> **Activity**:
Find the lines in the records that carry the word "odom". Copy each one.

> **Exercise inputs**:

§

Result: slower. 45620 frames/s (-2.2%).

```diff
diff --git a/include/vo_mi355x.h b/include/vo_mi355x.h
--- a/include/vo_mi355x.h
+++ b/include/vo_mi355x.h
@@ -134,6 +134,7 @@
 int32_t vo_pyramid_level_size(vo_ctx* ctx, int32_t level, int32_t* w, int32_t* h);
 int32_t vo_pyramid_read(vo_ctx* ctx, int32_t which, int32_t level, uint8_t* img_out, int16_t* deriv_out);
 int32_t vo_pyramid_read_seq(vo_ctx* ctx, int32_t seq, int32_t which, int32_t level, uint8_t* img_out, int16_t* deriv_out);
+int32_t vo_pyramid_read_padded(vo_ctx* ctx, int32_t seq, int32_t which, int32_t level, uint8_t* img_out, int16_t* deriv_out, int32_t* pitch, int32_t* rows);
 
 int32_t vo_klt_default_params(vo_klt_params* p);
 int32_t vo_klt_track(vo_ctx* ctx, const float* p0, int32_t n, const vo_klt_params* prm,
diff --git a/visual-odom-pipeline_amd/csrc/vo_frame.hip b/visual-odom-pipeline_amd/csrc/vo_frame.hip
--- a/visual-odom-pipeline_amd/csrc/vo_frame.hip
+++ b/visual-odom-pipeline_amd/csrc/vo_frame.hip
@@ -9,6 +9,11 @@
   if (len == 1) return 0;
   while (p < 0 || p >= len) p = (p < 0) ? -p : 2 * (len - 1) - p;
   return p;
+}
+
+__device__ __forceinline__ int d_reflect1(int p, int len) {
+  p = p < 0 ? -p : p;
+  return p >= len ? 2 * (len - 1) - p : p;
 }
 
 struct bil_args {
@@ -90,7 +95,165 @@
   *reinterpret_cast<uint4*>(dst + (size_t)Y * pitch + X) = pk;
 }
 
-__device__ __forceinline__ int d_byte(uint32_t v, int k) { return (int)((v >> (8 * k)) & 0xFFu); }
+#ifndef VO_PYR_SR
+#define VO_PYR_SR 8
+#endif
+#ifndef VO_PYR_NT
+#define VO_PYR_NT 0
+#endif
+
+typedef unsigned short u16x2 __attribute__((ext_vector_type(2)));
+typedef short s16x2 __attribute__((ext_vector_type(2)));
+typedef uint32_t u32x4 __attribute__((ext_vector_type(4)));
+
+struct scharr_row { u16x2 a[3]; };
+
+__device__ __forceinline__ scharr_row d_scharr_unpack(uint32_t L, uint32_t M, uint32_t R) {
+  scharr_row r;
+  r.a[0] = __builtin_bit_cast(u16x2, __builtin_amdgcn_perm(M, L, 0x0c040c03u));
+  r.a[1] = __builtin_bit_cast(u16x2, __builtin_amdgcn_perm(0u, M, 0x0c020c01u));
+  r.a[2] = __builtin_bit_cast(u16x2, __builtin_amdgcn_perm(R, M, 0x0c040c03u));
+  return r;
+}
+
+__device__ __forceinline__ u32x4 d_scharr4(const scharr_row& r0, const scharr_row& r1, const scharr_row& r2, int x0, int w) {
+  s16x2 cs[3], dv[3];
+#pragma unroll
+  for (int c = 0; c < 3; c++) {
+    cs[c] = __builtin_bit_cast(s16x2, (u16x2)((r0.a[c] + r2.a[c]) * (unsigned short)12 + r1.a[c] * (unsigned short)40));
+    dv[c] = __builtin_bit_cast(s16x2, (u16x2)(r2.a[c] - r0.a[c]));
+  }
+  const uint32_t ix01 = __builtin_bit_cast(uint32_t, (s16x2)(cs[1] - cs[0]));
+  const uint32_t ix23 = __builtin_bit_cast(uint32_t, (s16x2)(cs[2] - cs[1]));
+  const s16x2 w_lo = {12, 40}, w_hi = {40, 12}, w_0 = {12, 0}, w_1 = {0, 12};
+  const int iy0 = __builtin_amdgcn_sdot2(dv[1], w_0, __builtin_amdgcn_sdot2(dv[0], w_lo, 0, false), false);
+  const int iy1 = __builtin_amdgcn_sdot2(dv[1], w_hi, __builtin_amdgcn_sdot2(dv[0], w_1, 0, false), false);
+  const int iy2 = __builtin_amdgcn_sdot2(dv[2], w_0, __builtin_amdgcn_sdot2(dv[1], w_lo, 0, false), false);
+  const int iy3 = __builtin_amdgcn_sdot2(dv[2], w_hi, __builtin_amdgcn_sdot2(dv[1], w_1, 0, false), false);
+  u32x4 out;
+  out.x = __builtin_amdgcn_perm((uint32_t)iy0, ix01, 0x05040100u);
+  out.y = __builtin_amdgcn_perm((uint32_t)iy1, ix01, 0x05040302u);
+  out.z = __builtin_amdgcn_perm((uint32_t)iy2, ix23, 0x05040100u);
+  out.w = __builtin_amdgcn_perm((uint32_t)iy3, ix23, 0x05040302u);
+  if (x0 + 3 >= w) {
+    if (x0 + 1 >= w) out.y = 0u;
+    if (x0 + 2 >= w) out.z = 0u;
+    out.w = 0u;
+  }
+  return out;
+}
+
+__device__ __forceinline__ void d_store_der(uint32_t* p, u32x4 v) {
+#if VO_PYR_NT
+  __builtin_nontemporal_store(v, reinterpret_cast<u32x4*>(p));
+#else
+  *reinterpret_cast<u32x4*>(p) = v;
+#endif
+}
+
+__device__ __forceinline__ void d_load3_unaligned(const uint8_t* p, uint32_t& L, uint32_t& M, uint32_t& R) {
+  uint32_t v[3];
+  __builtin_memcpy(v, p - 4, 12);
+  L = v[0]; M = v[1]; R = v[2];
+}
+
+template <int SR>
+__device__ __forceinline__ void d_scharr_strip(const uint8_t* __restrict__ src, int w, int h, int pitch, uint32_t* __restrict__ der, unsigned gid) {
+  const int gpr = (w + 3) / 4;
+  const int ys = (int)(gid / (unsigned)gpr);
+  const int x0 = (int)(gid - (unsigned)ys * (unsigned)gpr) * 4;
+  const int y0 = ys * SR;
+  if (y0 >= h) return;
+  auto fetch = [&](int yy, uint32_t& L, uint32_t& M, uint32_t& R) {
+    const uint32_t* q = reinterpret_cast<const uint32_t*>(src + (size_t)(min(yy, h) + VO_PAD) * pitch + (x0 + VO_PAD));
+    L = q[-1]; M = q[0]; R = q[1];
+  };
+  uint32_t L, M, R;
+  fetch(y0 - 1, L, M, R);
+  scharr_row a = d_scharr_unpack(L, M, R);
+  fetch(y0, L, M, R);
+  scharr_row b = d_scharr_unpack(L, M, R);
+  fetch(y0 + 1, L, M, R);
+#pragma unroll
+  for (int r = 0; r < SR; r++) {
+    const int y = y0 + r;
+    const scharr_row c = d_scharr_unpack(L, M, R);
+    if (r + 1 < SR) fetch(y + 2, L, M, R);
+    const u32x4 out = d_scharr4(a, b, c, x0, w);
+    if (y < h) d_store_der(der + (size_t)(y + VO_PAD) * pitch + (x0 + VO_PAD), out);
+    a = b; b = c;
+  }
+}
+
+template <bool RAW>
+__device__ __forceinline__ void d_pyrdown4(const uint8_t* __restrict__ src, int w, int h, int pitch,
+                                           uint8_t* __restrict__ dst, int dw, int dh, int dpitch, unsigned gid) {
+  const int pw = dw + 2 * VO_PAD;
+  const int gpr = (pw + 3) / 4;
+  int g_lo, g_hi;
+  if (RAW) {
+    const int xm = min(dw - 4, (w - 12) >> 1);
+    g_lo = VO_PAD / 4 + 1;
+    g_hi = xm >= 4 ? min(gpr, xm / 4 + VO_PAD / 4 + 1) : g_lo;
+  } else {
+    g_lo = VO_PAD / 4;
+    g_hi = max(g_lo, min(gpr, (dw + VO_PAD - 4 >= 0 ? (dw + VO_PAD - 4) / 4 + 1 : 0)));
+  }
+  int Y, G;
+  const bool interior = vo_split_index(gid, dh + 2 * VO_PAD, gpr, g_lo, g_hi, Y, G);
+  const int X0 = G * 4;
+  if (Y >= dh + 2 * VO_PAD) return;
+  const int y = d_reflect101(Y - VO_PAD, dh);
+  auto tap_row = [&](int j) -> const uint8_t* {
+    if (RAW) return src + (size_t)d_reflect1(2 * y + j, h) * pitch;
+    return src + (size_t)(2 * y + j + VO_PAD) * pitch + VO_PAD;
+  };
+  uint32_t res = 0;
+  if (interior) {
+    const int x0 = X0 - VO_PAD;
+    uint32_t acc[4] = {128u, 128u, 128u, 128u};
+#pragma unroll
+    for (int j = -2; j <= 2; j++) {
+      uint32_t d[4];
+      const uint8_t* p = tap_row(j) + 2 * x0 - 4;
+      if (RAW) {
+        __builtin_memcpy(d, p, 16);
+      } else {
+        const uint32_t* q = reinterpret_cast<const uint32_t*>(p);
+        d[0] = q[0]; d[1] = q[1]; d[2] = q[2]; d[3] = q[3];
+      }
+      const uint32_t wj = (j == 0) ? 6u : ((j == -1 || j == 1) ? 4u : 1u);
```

§

> **Written answer**:
diff --git a/visual-odom-pipeline_amd/csrc/vo_frame.hip b/visual-odom-pipeline_amd/csrc/vo_frame.hip
--- a/visual-odom-pipeline_amd/csrc/vo_frame.hip
+++ b/visual-odom-pipeline_amd/csrc/vo_frame.hip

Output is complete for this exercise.